Wherever "compute" appears in a line of the listing, that line should be returned.

── Material for this task

# 331658260/Drone-YOLO

Measured on AMD Instinct MI355X. Metric: images/sec @640x640 Drone-YOLO-s, higher is better.
Workload: dtype fp16; 1 GPU; Drone-YOLO-s (yolov8s-p2-repvgg.yaml, nc=10) inference 640x640: layout+forward+decode+NMS, inputs resident in HBM; fp16 storage / fp32 accumulate (BASELINE config 2 names bf16: bf16 storage fails the IoU >= 0.999 bar - 0.995 - so the headline runs the 16-bit format that meets it; same MFMA rate, same bytes); batch_per_gpu=256, global_batch=256, parallelism=batch-split x1, no collective, hipgraph=True, streams=2, max_det=300

## Files before the change

drone-yolo_amd/csrc/conv3x3_hreg.hip:

```cpp
#include "common_hip.h"
#include "conv_args.h"

namespace DY_NS {


struct HregArgs {
  const void* x;
  const void* w;
  const float* bias;
  const void* res;
  void* y;
  int N, H, W, Cin, ldx, Cout, ldy, ldres, act;
  int tilesX, tilesY, tilesN, nSpatial;
  unsigned x_bytes, y_bytes, r_bytes;
  double* stats;
  const float* bnb_mean;
  const float* bnb_rstd;
  const float* bnb_gamma;
  const float* bnb_beta;
  int bnb_act;
  int dbg;
};

#ifdef DYOLO_ABLATE
#define HR_DBG(bit) (p.dbg & (bit))
#else
#define HR_DBG(bit) 0
#endif

constexpr int kHrTH = 8, kHrTW = 16, kHrHH = 10, kHrHW = 24;
constexpr int kHrStage = 16 * 1024;
constexpr int kHrStages = 3;

template <typename T, int NCH, bool RES, bool STATS = false, bool BNB = false, int BW = 3>
__global__ __launch_bounds__(256, NCH <= 2 ? (BNB ? BW : 3) : 2) void conv3x3_hreg_kernel(const HregArgs p) {
  static_assert(!(BNB && (RES || STATS)), "BNB: its own mode");
  constexpr bool SLOTS = STATS || BNB, RLOAD = RES || BNB;
  constexpr int EPC = Elem<T>::EPC;
  __shared__ __attribute__((aligned(1024))) unsigned char smem[kHrStages * kHrStage];
  __shared__ f32x4 bnc[BNB ? 64 : 1];
  const int tid = threadIdx.x, lane = tid & 63, wave = tid >> 6;
  const int lq = lane >> 4, lr = lane & 15;
  const __amdgpu_buffer_rsrc_t yrs = __builtin_amdgcn_make_buffer_rsrc(p.y, 0, p.y_bytes, 0x00020000);
  const __amdgpu_buffer_rsrc_t rrs = __builtin_amdgcn_make_buffer_rsrc(const_cast<void*>(p.res ? p.res : p.y), 0, p.res ? p.r_bytes : 0u, 0x00020000);

  const int G = (int)gridDim.x;
  const int logical = ((int)blockIdx.x & 7) * (G >> 3) + ((int)blockIdx.x >> 3);
  const int nt = logical % p.tilesN;
  const int sb = logical / p.tilesN, Gs = G / p.tilesN;
  const int myTiles = sb < p.nSpatial ? (p.nSpatial - sb + Gs - 1) / Gs : 0;
  if constexpr (SLOTS) {
    if (blockIdx.x == 0)
      for (int i = tid; i < 2 * p.Cout; i += 256) p.stats[i] = 0.0;
    if (myTiles <= 0 && tid < 128) {
      const int co = nt * 64 + (tid & 63);
      if (co < p.Cout) p.stats[(size_t)(1 + sb) * 2 * p.Cout + (tid >> 6) * p.Cout + co] = 0.0;
    }
  }
  if (myTiles <= 0) return;
  const int nItems = myTiles * NCH;

  u32x4 wreg[NCH][9];
  {
    const u32x4* wg = reinterpret_cast<const u32x4*>(p.w) + (size_t)nt * NCH * 9 * 4 * 64;
#pragma unroll
    for (int c = 0; c < NCH; ++c)
#pragma unroll
      for (int t = 0; t < 9; ++t) wreg[c][t] = wg[((c * 9 + t) * 4 + wave) * 64 + lane];
  }
  const f32x4 bias4 = *reinterpret_cast<const f32x4*>(p.bias + nt * 64 + wave * 16 + lq * 4);

  constexpr int NDMA = 4;
  constexpr unsigned kOob = 0xfffffff0u;
  const unsigned pre = (unsigned)((p.W + 1) * p.ldx) * 2u;
  const __amdgpu_buffer_rsrc_t xrs = __builtin_amdgcn_make_buffer_rsrc(const_cast<char*>(reinterpret_cast<const char*>(p.x)) - pre, 0, p.x_bytes + pre, 0x00020000);
  unsigned rel[NDMA];
  int hyx[NDMA];
#pragma unroll
  for (int k = 0; k < NDMA; ++k) {
    const int s = (k * 4 + wave) * 64 + lane;
    const int pix = s >> 2, part = s & 3;
    const int hy = pix / kHrHW, hx = pix - hy * kHrHW;
    const bool dead = hx >= kHrTW + 2 || hy >= kHrHH;
    rel[k] = dead ? kOob : (unsigned)((hy * p.W + hx) * p.ldx + (part ^ ((hx >> 1) & 3)) * EPC) * 2u;
    hyx[k] = hy | (hx << 8);
  }
  unsigned voff[NDMA];
  unsigned l_base = 0;
  int l_tile = sb, l_chunk = 0, l_item = 0;
  auto setup_tile = [&](int tile) {
    const int tx = tile % p.tilesX;
    const int r = tile / p.tilesX;
    const int ty = r % p.tilesY, n = r / p.tilesY;
    const int y0 = ty * kHrTH, x0 = tx * kHrTW;
    l_base = (unsigned)(((n * p.H + y0) * p.W + x0) * p.ldx) * 2u;
    const bool interior = y0 > 0 && y0 + kHrTH + 1 <= p.H && x0 > 0 && x0 + kHrTW + 1 <= p.W;
    if (interior) {
#pragma unroll
      for (int k = 0; k < NDMA; ++k) voff[k] = rel[k];
    } else {
#pragma unroll
      for (int k = 0; k < NDMA; ++k) {
        const int gy = y0 - 1 + (hyx[k] & 255), gx = x0 - 1 + (hyx[k] >> 8);
        voff[k] = ((unsigned)gy < (unsigned)p.H && (unsigned)gx < (unsigned)p.W) ? rel[k] : kOob;
      }
    }
  };
  auto issue_dma = [&](int stage) {
    unsigned char* sa = smem + stage * kHrStage;
    const bool live = l_item < nItems && !(HR_DBG(4) && l_item >= 2);
    if (live) {
      const unsigned soff = l_base + (unsigned)l_chunk * (4u * EPC * (unsigned)sizeof(T));
#pragma unroll
      for (int k = 0; k < NDMA; ++k)
        __builtin_amdgcn_raw_ptr_buffer_load_lds(xrs, (__attribute__((address_space(3))) void*)(sa + (k * 4 + wave) * 1024), 16, (int)voff[k], (int)soff, 0, 0);
      ++l_item;
      if (++l_chunk == NCH) {
        l_chunk = 0;
        l_tile += Gs;
        if (l_item < nItems) setup_tile(l_tile);
      }
    } else {
#pragma unroll
      for (int k = 0; k < NDMA; ++k)
        __builtin_amdgcn_raw_ptr_buffer_load_lds(xrs, (__attribute__((address_space(3))) void*)(sa + (k * 4 + wave) * 1024), 16, (int)kOob, 0, 0, 0);
    }
  };

  int lane_base[3];
#pragma unroll
  for (int q = 0; q < 3; ++q) lane_base[q] = (lr + q) * 64 + ((lq ^ (((lr + q) >> 1) & 3)) * 16);

  f32x4 acc[kHrTH];
#pragma unroll
  for (int o = 0; o < kHrTH; ++o) acc[o] = bias4;

  auto compute = [&](int stg, int c) {
    const unsigned char* sa = smem + stg * kHrStage;
#pragma unroll
    for (int iy = 0; iy < kHrHH; ++iy) {
      u32x4 a[3];
#pragma unroll
      for (int q = 0; q < 3; ++q) a[q] = *reinterpret_cast<const u32x4*>(sa + lane_base[q] + (HR_DBG(8) ? 0 : iy * (kHrHW * 64)));
#pragma unroll
      for (int r = 0; r < 3; ++r) {
        const int o = iy - r;
        if (o >= 0 && o < kHrTH) {
#pragma unroll
          for (int q = 0; q < 3; ++q) {
            if (HR_DBG(2)) asm volatile("" ::"v"(a[q]));
            else acc[o] = Elem<T>::mma(wreg[c][r * 3 + q], a[q], acc[o]);
          }
        }
      }
    }
  };

  typedef __attribute__((ext_vector_type(4))) T t4;
  u32x4 rl[kHrTH / 2];
  auto load_residual = [&](int tile) {
    const int tx = tile % p.tilesX;
    const int r = tile / p.tilesX;
    const int ty = r % p.tilesY, n = r / p.tilesY;
    const int xx = tx * kHrTW + lr;
    const int co16 = nt * 64 + wave * 16 + (lq >> 1) * 8;
#pragma unroll
    for (int o = 0; o < kHrTH; o += 2) {
      const int yy = ty * kHrTH + o + (lq & 1);
      const bool ok = yy < p.H && xx < p.W;
      const unsigned off = ok ? (unsigned)((((size_t)(n * p.H + yy) * p.W + xx) * (size_t)p.ldres + co16) * sizeof(T)) : 0xfffffff0u;
      rl[o / 2] = __builtin_amdgcn_raw_buffer_load_b128(rrs, off, 0, 0);
    }
  };
  unsigned lane_out[kHrTH / 2];
  {
    const int co16 = nt * 64 + wave * 16 + (lq >> 1) * 8;
#pragma unroll
    for (int o = 0; o < kHrTH; o += 2) lane_out[o / 2] = (unsigned)(((o + (lq & 1)) * p.W + lr) * p.ldy + co16) * (unsigned)sizeof(T);
  }
  float st_sum[4] = {0.f, 0.f, 0.f, 0.f}, st_sq[4] = {0.f, 0.f, 0.f, 0.f};
  if constexpr (BNB) {
    if (tid < 64) {
      const int co = nt * 64 + tid;
      const float mu = p.bnb_mean[co], rs = p.bnb_rstd[co], gr = p.bnb_gamma[co] * rs;
      bnc[tid] = f32x4{rs, -mu * rs, gr, p.bnb_beta[co] - gr * mu};
    }
    asm volatile("s_waitcnt lgkmcnt(0)" ::: "memory");
  }
  auto epilogue = [&](int tile) {
    const int tx = tile % p.tilesX;
    const int r = tile / p.tilesX;
    const int ty = r % p.tilesY, n = r / p.tilesY;
    const int y0 = ty * kHrTH, x0 = tx * kHrTW;
    const unsigned out_base = (unsigned)(((n * p.H + y0) * p.W + x0) * p.ldy) * (unsigned)sizeof(T);
    const bool whole = y0 + kHrTH <= p.H && x0 + kHrTW <= p.W;
    u32x2 pk[kHrTH];
#pragma unroll
    for (int o = 0; o < kHrTH; ++o) {
      float v[4] = {acc[o][0], acc[o][1], acc[o][2], acc[o][3]};
      if (p.act == DY_ACT_SILU) {
#pragma unroll
        for (int e = 0; e < 4; ++e) v[e] = silu_f32(v[e]);
      }
      if constexpr (RES) {
        const auto sx = __builtin_amdgcn_permlane16_swap(rl[o / 2][0], rl[o / 2][2], false, false);
        const auto sy = __builtin_amdgcn_permlane16_swap(rl[o / 2][1], rl[o / 2][3], false, false);
        const t4 rr = __builtin_bit_cast(t4, u32x2{sx[o & 1], sy[o & 1]});
#pragma unroll
        for (int e = 0; e < 4; ++e) v[e] += Elem<T>::to_f32(rr[e]);
      }
      t4 ov;
#pragma unroll
      for (int e = 0; e < 4; ++e) ov[e] = Elem<T>::from_f32(v[e]);
      if constexpr (STATS) {
        if (whole || (y0 + o < p.H && x0 + lr < p.W)) {
#pragma unroll
          for (int e = 0; e < 4; ++e) {
            const float f = Elem<T>::to_f32(ov[e]);
            st_sum[e] += f, st_sq[e] += f * f;
          }
        }
      }
      if constexpr (BNB) {
        const auto sx = __builtin_amdgcn_permlane16_swap(rl[o / 2][0], rl[o / 2][2], false, false);
        const auto sy = __builtin_amdgcn_permlane16_swap(rl[o / 2][1], rl[o / 2][3], false, false);
        const t4 zz = __builtin_bit_cast(t4, u32x2{sx[o & 1], sy[o & 1]});
        if (whole || (y0 + o < p.H && x0 + lr < p.W)) {
#pragma unroll
          for (int e = 0; e < 4; ++e) {
            const f32x4 k = bnc[wave * 16 + lq * 4 + e];
            const float zf = Elem<T>::to_f32(zz[e]);
            const float xh = zf * k[0] + k[1];
            float du = Elem<T>::to_f32(ov[e]);
            if (p.bnb_act == DY_ACT_SILU) {
              const float u = zf * k[2] + k[3];
              const float sg = __builtin_amdgcn_rcpf(1.0f + __builtin_amdgcn_exp2f(u * -1.4426950408889634f));
              du *= sg * (1.0f + u * (1.0f - sg));
            }
            st_sum[e] += du, st_sq[e] += du * xh;
          }
        }
      }
      pk[o] = __builtin_bit_cast(u32x2, ov);
      acc[o] = bias4;
    }
#pragma unroll
    for (int o = 0; o < kHrTH; o += 2) {
      const auto sx = __builtin_amdgcn_permlane16_swap(pk[o][0], pk[o + 1][0], false, false);
      const auto sy = __builtin_amdgcn_permlane16_swap(pk[o][1], pk[o + 1][1], false, false);
      unsigned off = lane_out[o / 2];
      if (!whole) off = (y0 + o + (lq & 1) < p.H && x0 + lr < p.W) ? off : kOob;
      __builtin_amdgcn_raw_buffer_store_b128(u32x4{sx[0], sy[0], sx[1], sy[1]}, yrs, HR_DBG(1) ? kOob : off, (int)out_base, 0);
    }
  };

  setup_tile(l_tile);
  issue_dma(0);
  issue_dma(1 % kHrStages);
  asm volatile("s_waitcnt vmcnt(0)" ::: "memory");
  __builtin_amdgcn_s_barrier();
  int c_tile = sb;
  int stage = 0;
  for (int it = 0; it < nItems; it += NCH) {
#pragma unroll
    for (int c = 0; c < NCH; ++c) {
      if constexpr (RLOAD) {
        if (c == NCH - 1) load_residual(c_tile);
      }
      issue_dma(stage + 2 >= kHrStages ? stage + 2 - kHrStages : stage + 2);
      compute(stage, c);
      if (c == NCH - 1) {
        epilogue(c_tile);
        c_tile += Gs;
      }
      asm volatile("s_waitcnt vmcnt(0)" ::: "memory");
      __builtin_amdgcn_s_barrier();
      stage = stage + 1 == kHrStages ? 0 : stage + 1;
    }
  }
  if constexpr (SLOTS) {
#pragma unroll
    for (int e = 0; e < 4; ++e) {
      float a = st_sum[e], b = st_sq[e];
#pragma unroll
      for (int m = 1; m < 16; m <<= 1) a += __shfl_xor(a, m, 64), b += __shfl_xor(b, m, 64);
      const int co = nt * 64 + wave * 16 + lq * 4 + e;
      if (lr == 0 && co < p.Cout) {
        double* slot = p.stats + (size_t)(1 + sb) * 2 * p.Cout;
        slot[co] = (double)a, slot[p.Cout + co] = (double)b;
      }
    }
  }
}
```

────

● **Solution to the exercise**:
  auto compute = [&](int stg, int c) {
      compute(stage, c);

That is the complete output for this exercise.